— И как тебе каморка? — полюбопытствовала Ядвига, отрываясь от бумаг и расправляя затекшие сутулые плечи.
— Каморка? Хоромы! — и Марлен для наглядности пошире развела руками. — Совершенно спокойно делится на три части. Две трети — красотке с ребенком, треть — ее давешнему благоверному.
— А кухня?
— А кухня в доме общая. Хозяйки договорились, как-то печку делят, а потом чугунки по своим квартиркам растаскивают. Три семьи вообще в одной посуде готовят, там же, на кухне, и обедают. Говорят, всем гуртом веселее, да и жир экономнее расходуется.

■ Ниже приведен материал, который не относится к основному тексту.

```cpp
template <bool KEEP = false>
__device__ __forceinline__ void middle_body(const DevPlan& pl, const uint64_t* Win, const uint64_t* Yimg, const uint64_t* Yimg2, uint64_t* Wout, int mode, uint32_t sub, uint32_t row,
                                            P2* X, uint32_t tid, uint32_t nthr, uint64_t* Wimg = nullptr) {
  const uint32_t M2 = pl.M2;
  const P2* in = reinterpret_cast<const P2*>(Win) + size_t(row) * M2;
  P2* out = reinterpret_cast<P2*>(Wout) + size_t(row) * M2;

  for (uint32_t e = tid; e < M2; e += nthr) X[e] = in[e];
  __syncthreads();
  if (sub != 0 && tid == 0) X[0].a = gf::sub(X[0].a, uint64_t(sub));
  __syncthreads();
  const uint32_t k1 = freq1(pl, row);
  const bool one = M2 <= nthr;
  uint64_t pre_lo = 0, pre_hi = 0;
  if (one && tid < M2 && mode != 2) {
    const uint64_t ex = rho_exponent(pl, k1, __brev(tid) >> (32 - pl.logM2));
    pre_lo = pl.TWlo[ex & ((1u << pl.twh) - 1)]; pre_hi = pl.TWhi[ex >> pl.twh];
  }
  lds_pow2_dft<false>(X, M2, pl.logM2, 1, 1, 0, pl.UT2, M2, 1, pl.I4, tid, nthr);
  if (mode == 2) {
    for (uint32_t e = tid; e < M2; e += nthr) out[e] = X[e];
    return;
  }
  if constexpr (KEEP) {
    P2* img = reinterpret_cast<P2*>(Wimg) + size_t(row) * M2;
    for (uint32_t e = tid; e < M2; e += nthr) img[e] = X[e];
  }
  const P2* Y = reinterpret_cast<const P2*>(Yimg) + size_t(row) * M2;
  for (uint32_t e = tid; e < M2; e += nthr) {
    const uint32_t k2 = __brev(e) >> (32 - pl.logM2);
    const uint64_t rho = one ? gf::mul(pre_lo, pre_hi) : tw_lookup(pl, rho_exponent(pl, k1, k2));
    const P2 u = X[e];
    P2 r;
    if (mode == 0) {
      r.a = gf::add(gf::sqr(u.a), gf::mul(gf::sqr(u.b), rho));
      r.b = gf::mul(u.b, gf::dbl(u.a));
    } else {
      P2 y = Y[e];
      if (mode == 3) {
        const P2 z = reinterpret_cast<const P2*>(Yimg2)[size_t(row) * M2 + e];
        y = {gf::add_lazy_any(y.a, z.a), gf::add_lazy_any(y.b, z.b)};
      }
      r.a = gf::add(gf::mul(u.a, y.a), gf::mul(gf::mul(u.b, y.b), rho));
      r.b = gf::add(gf::mul(u.a, y.b), gf::mul(u.b, y.a));
    }
    X[e] = r;
  }
  __syncthreads();
  lds_pow2_dft<true>(X, M2, pl.logM2, 1, 1, 0, pl.UT2, M2, 1, pl.I4inv, tid, nthr);
  for (uint32_t e = tid; e < M2; e += nthr) out[e] = X[e];
}
__global__ void __launch_bounds__(1024) k_middle(DevPlan pl, const uint64_t* __restrict__ Win, const uint64_t* __restrict__ Yimg,
                                                const uint64_t* __restrict__ Yimg2, uint64_t* __restrict__ Wout, int mode, uint32_t sub) {
  middle_body(pl, Win, Yimg, Yimg2, Wout, mode, sub, blockIdx.x, reinterpret_cast<P2*>(smem_raw), threadIdx.x, blockDim.x);
}
__global__ void __launch_bounds__(1024) k_middle_keep(DevPlan pl, const uint64_t* __restrict__ Win, uint64_t* __restrict__ Wimg, uint64_t* __restrict__ Wout, uint32_t sub) {
  middle_body<true>(pl, Win, nullptr, nullptr, Wout, 0, sub, blockIdx.x, reinterpret_cast<P2*>(smem_raw), threadIdx.x, blockDim.x, Wimg);
}

__device__ __forceinline__ void run_carry_in(const DevPlan& pl, uint32_t sa, uint32_t T, uint64_t cin, uint32_t (&dd)[4]) {
#pragma unroll
  for (int k = 0; k < 3; ++k) {
    uint32_t width; bool wr;
    digit_info(pl, sa, pl.SB[2 * (T * pl.C) + k], width, wr);
    const uint64_t v = uint64_t(dd[k]) + cin;
    dd[k] = uint32_t(v & ((uint64_t(1) << width) - 1));
    cin = v >> width;
  }
  dd[3] += uint32_t(cin);
}

__device__ __forceinline__ uint32_t xcd_tile(const DevPlan& pl, uint32_t b, uint32_t groups) {
  return (!(pl.tune & 1) && groups % 8 == 0) ? (b & 7) * (groups >> 3) + (b >> 3) : b;
}
template <bool EXT>
__device__ __forceinline__ void back_body(const DevPlan& pl, const uint64_t* Win, uint32_t* digits, uint64_t* cbuf, uint32_t a, const BackExt& ext, uint32_t T,
                                          P2* X, uint32_t tid, uint32_t nthr) {
  const uint32_t C = pl.C, M1 = pl.M1, tile = M1 * C;
  const P2* W = reinterpret_cast<const P2*>(Win);

  for (uint32_t e = tid; e < tile; e += nthr) {
    const uint32_t pos = e >> pl.logC, c = e & (C - 1), i2 = T * C + c;
    const uint32_t k1 = freq1(pl, pos);
    const uint32_t ex = i2 * k1;
    const uint64_t tw = tw_lookup(pl, ex ? pl.m - ex : 0);
    const P2 x = *(W + size_t(pos) * pl.M2 + i2);
    const uint64_t twb = gf::mul(tw, pl.TBi[2 * i2]);
    X[e] = {gf::mul(x.a, twb), gf::mul(x.b, twb)};
  }
  __syncthreads();

  if (pl.logL1) lds_pow2_dft<true>(X, pl.L1, pl.logL1, pl.r5, C, pl.logC, pl.UT1, M1, pl.r5, pl.I4inv, tid, nthr);
  if (pl.r5 == 5) lds_radix5<true>(pl, X, C, tid, nthr);

  uint2* dg = reinterpret_cast<uint2*>(digits) + size_t(T) * tile;
  for (uint32_t i1 = tid; i1 < M1; i1 += nthr) {
    const uint32_t sa[2] = {pl.SA[i1], pl.SA[M1 + i1]};
    const uint64_t tai[2] = {pl.TAi[i1], pl.TAi[M1 + i1]};
    const uint64_t tai2[2] = {pl.TAi2[i1], pl.TAi2[M1 + i1]};
    uint64_t carry = 0;
    uint32_t addh[4] = {0, 0, 0, 0};
    const uint2* ad = nullptr;
    if (EXT && ext.add_digits) {
      ad = reinterpret_cast<const uint2*>(ext.add_digits) + size_t(T) * tile + size_t(i1) * C;
      if (ext.add_cbuf) {
        const uint2 p0 = ad[0], p1 = ad[1];
        addh[0] = p0.x; addh[1] = p0.y; addh[2] = p1.x; addh[3] = p1.y;
        run_carry_in(pl, pl.SA[i1], T, carry_in_of(pl, ext.add_cbuf, T, i1), addh);
      }
    }
    for (uint32_t c = 0; c < C; ++c) {
      const uint32_t i2 = T * C + c;
      const P2 x = X[i1 * C + c];
      const uint32_t sb = pl.SB[2 * i2];
      uint32_t out[2];
      uint32_t av[2] = {0, 0};
      if (EXT && ad) {
        if (ext.add_cbuf && c < 2) { av[0] = addh[2 * c]; av[1] = addh[2 * c + 1]; }
        else { const uint2 q = ad[c]; av[0] = q.x; av[1] = q.y; }
      }
#pragma unroll
      for (int b = 0; b < 2; ++b) {
        uint32_t width; bool wrap;
        digit_info(pl, sa[b], sb, width, wrap);
        const uint64_t u = gf::mul(b ? x.b : x.a, wrap ? tai2[b] : tai[b]);
        const uint64_t mask = (uint64_t(1) << width) - 1;
        if (a == 1) {
          const uint64_t r = u + carry + (EXT ? av[b] : 0u);
          out[b] = uint32_t(r & mask);
          carry = r >> width;
        } else {
          const uint64_t dlo = u & mask, chi = u >> width;
          const uint64_t r = dlo * a + carry + (EXT ? av[b] : 0u);
          out[b] = uint32_t(r & mask);
          carry = (r >> width) + chi * a;
        }
      }
      *(dg + i1 * C + c) = make_uint2(out[0], out[1]);
      if (EXT && ext.digits2) reinterpret_cast<uint2*>(ext.digits2)[size_t(T) * tile + size_t(i1) * C + c] = make_uint2(out[0], out[1]);
    }
    *(cbuf + size_t(T) * M1 + i1) = carry;
    if (EXT && ext.digits2) ext.cbuf2[size_t(T) * M1 + i1] = carry;
  }
}
template <bool EXT>
__global__ void __launch_bounds__(1024) k_back(DevPlan pl, const uint64_t* __restrict__ Win, uint32_t* __restrict__ digits,
                                              uint64_t* __restrict__ cbuf, uint32_t a, BackExt ext) {
  if (blockIdx.x >= pl.boost_tiles) __builtin_amdgcn_s_setprio(3);
  back_body<EXT>(pl, Win, digits, cbuf, a, ext, xcd_tile(pl, blockIdx.x, gridDim.x), reinterpret_cast<P2*>(smem_raw), threadIdx.x, blockDim.x);
}

__global__ void __launch_bounds__(256) k_front_split_a(DevPlan pl, const uint32_t* __restrict__ digits, uint64_t* __restrict__ Uout) {
  const size_t e = size_t(blockIdx.x) * 256 + threadIdx.x;
  const uint32_t t = uint32_t(e & (pl.L1 - 1)), i2 = uint32_t(e >> pl.logL1), M1 = pl.M1;
  if (i2 >= pl.M2) return;
  const uint2* dg = reinterpret_cast<const uint2*>(digits) + size_t(i2) * M1;
  const uint32_t sb = pl.SB[2 * i2];
  P2 x[5];
#pragma unroll
  for (int r = 0; r < 5; ++r) {
    const uint32_t i1 = pl.L1 * r + t;
    const uint2 d = dg[i1];
    uint32_t w0, w1; bool wr0, wr1;
    digit_info(pl, pl.SA[i1], sb, w0, wr0);
    digit_info(pl, pl.SA[M1 + i1], sb, w1, wr1);
    x[r] = {gf::mul_u32(pl.TAh[i1], d.x << (wr0 ? 0 : 1)), gf::mul_u32(pl.TAh[M1 + i1], d.y << (wr1 ? 0 : 1))};
  }
  dft5<false>(x, pl.W5c);
#pragma unroll
  for (int k = 1; k < 5; ++k) x[k] = p2_mul(x[k], pl.UT1[t * k]);
  P2* U = reinterpret_cast<P2*>(Uout);
#pragma unroll
  for (int k0 = 0; k0 < 5; ++k0) U[(size_t(k0) * pl.M2 + i2) * pl.L1 + t] = x[k0];
}
__global__ void __launch_bounds__(1024) k_front_split_b(DevPlan pl, const uint64_t* __restrict__ Uin, uint64_t* __restrict__ Wout, uint32_t logCb) {
  P2* X = reinterpret_cast<P2*>(smem_raw);
  const uint32_t tid = threadIdx.x, nthr = blockDim.x, Cb = 1u << logCb, per = pl.M2 >> logCb;
  const uint32_t k0 = blockIdx.x / per, T = blockIdx.x - k0 * per, tile = pl.L1 << logCb;
  const P2* U = reinterpret_cast<const P2*>(Uin);
  for (uint32_t e = tid; e < tile; e += nthr) {
    const uint32_t c = e >> pl.logL1, pp = e & (pl.L1 - 1);
    X[(pp << logCb) + c] = U[(size_t(k0) * pl.M2 + (T << logCb) + c) * pl.L1 + pp];
  }
  __syncthreads();
  if (pl.logL1) lds_pow2_dft<false>(X, pl.L1, pl.logL1, 1, Cb, logCb, pl.UT1, pl.M1, pl.r5, pl.I4, tid, nthr);
  P2* W = reinterpret_cast<P2*>(Wout);
  for (uint32_t e = tid; e < tile; e += nthr) {
    const uint32_t pp = e >> logCb, c = e & (Cb - 1), i2 = (T << logCb) + c, pos = k0 * pl.L1 + pp;
    const uint64_t ex = uint64_t(i2) * freq1(pl, pos);
// ... 271 lines not shown
```

### prmers_amd/csrc/kernels.hpp

```cpp
#pragma once
#include <hip/hip_runtime.h>
#include <stdint.h>

namespace mi355 {

struct DevPlan {
  uint32_t n, m, M1, M2, L1, logL1, logM2, r5, C, logC, q, t, twh;
  const uint32_t *SA, *SB;
  const uint64_t *TA, *TAi, *TB, *TBi;
  const uint64_t *TAh, *TAi2;
  const uint64_t *TWlo, *TWhi, *UT1, *UT2;
  const uint64_t *S2r, *S2ri, *S1r, *S1ri;
  uint64_t I4, I4inv;
  uint64_t W5c[4];
  const uint64_t *F0f, *F0i, *FBf, *FBi;
  const uint32_t* DI;
  uint32_t boost_rows, boost_tiles;
  uint32_t lab_u, lab_v;
  uint32_t lab_red;
#if defined(MI355_PROBE)
  uint64_t* probe;
  uint32_t probe_mod;
#endif
  uint32_t tune;
};

#if defined(__HIPCC__)
__device__ __forceinline__ uint32_t col_label(const DevPlan& pl, uint32_t blk, uint32_t rq) {
  uint32_t l = pl.lab_u * blk + pl.lab_v * rq;
  if (pl.lab_red) {
#pragma unroll
    for (int i = 0; i < 4; ++i) l = (l >= pl.lab_red) ? l - pl.lab_red : l;
  }
  return l;
}
__device__ __forceinline__ uint64_t rho_exponent(const DevPlan& pl, uint32_t label, uint64_t k) { return uint64_t(label) + uint64_t(pl.M1) * k; }
#endif

struct BackExt {
  uint32_t* digits2 = nullptr; uint64_t* cbuf2 = nullptr;
  const uint32_t* add_digits = nullptr; const uint64_t* add_cbuf = nullptr;
  bool any() const { return digits2 || add_digits; }
};
struct LinArgs {
  const uint32_t* a = nullptr; const uint64_t* ca = nullptr; const uint32_t* b = nullptr; const uint64_t* cb = nullptr;
  uint32_t* s1 = nullptr; uint64_t* cs1 = nullptr; uint32_t* s2 = nullptr; uint64_t* cs2 = nullptr;
  uint32_t* d1 = nullptr; uint64_t* cd1 = nullptr; uint32_t* d2 = nullptr; uint64_t* cd2 = nullptr;
};
hipError_t launch_linear(const DevPlan& pl, const LinArgs& la, hipStream_t s);
hipError_t launch_scale(const DevPlan& pl, const uint32_t* in, const uint64_t* cin, uint32_t* out, uint64_t* cout, uint32_t a, hipStream_t s);
hipError_t launch_carry_fix(const DevPlan& pl, uint32_t* digits, const uint64_t* cbuf, hipStream_t s);
hipError_t launch_sub_small(const DevPlan& pl, uint32_t* digits, uint32_t a, hipStream_t s);

typedef hipError_t (*FrontFn)(const DevPlan& pl, const uint32_t* digits, const uint64_t* cbuf_in, uint64_t* W, hipStream_t s);
typedef hipError_t (*BackFn)(const DevPlan& pl, const uint64_t* W, uint32_t* digits, uint64_t* cbuf, uint32_t a, hipStream_t s);
typedef hipError_t (*BackExtFn)(const DevPlan& pl, const uint64_t* W, uint32_t* digits, uint64_t* cbuf, uint32_t a, const BackExt& x, hipStream_t s);
typedef hipError_t (*FourStepFn)(const DevPlan& pl, uint64_t* f0f, uint64_t* f0i, uint64_t* fbf, uint64_t* fbi, hipStream_t s);
typedef hipError_t (*RowsFn)(const DevPlan& pl, const uint64_t* Win, const uint64_t* Y, const uint64_t* Y2, uint64_t* Wimg, uint64_t* Wout, int mode, hipStream_t s);
struct ColSweeps { FrontFn front; BackFn back; BackExtFn back_ext; FourStepFn build_fourstep; };

hipError_t configure_kernels(size_t lds_front, size_t lds_mid);
hipError_t launch_front(const DevPlan& pl, const uint32_t* digits, const uint64_t* cbuf_in, uint64_t* W, hipStream_t s);
hipError_t launch_middle(const DevPlan& pl, const uint64_t* Win, const uint64_t* Y, const uint64_t* Y2, uint64_t* Wimg, uint64_t* Wout, int mode, hipStream_t s);
hipError_t launch_back(const DevPlan& pl, const uint64_t* W, uint32_t* digits, uint64_t* cbuf, uint32_t a, hipStream_t s);
hipError_t launch_back_ext(const DevPlan& pl, const uint64_t* W, uint32_t* digits, uint64_t* cbuf, uint32_t a, const BackExt& x, hipStream_t s);
hipError_t configure_split(const DevPlan& pl);
hipError_t launch_front_split(const DevPlan& pl, const uint32_t* digits, uint64_t* U, uint64_t* W, hipStream_t s);
hipError_t launch_back_split(const DevPlan& pl, const uint64_t* W, uint64_t* U, uint32_t* digits, uint64_t* cbuf, uint32_t a, hipStream_t s);
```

— Ну и что наш разнесчастный мужичок заартачился? Присоединился бы к большому котлу.
— Пф! С его норовом в распростертые объятия не прыгают.
А характер у настырного просителя был таков, что в мелкие чиновники Йотунштадта милее брали.
Собственно, как только закон Республики разрешил разводы, его жена, выданная замуж по сговору, быстренько своим правом и воспользовалась. Да вот беда: разъезжаться бывшим супругам оказалось некуда. Так и жили в одной квартире, она с дочкой в своем углу, он — в своем. И все бы ничего, но мужичок, разобиженный на весь свет, новую власть, жену, соседей и почему-то на Марлен лично, проходу своей некогда половинке не давал. То подружек спугнет, сверкая голым задом в прорехах исподнего, то в поддатом виде к ребенку со сластями подкатит, то лапу в кастрюлю запустит. И хуже всего, что прибирать в своем углу он забывал напрочь. Не ночевать же в хлеву, не вешать на кастрюли замки?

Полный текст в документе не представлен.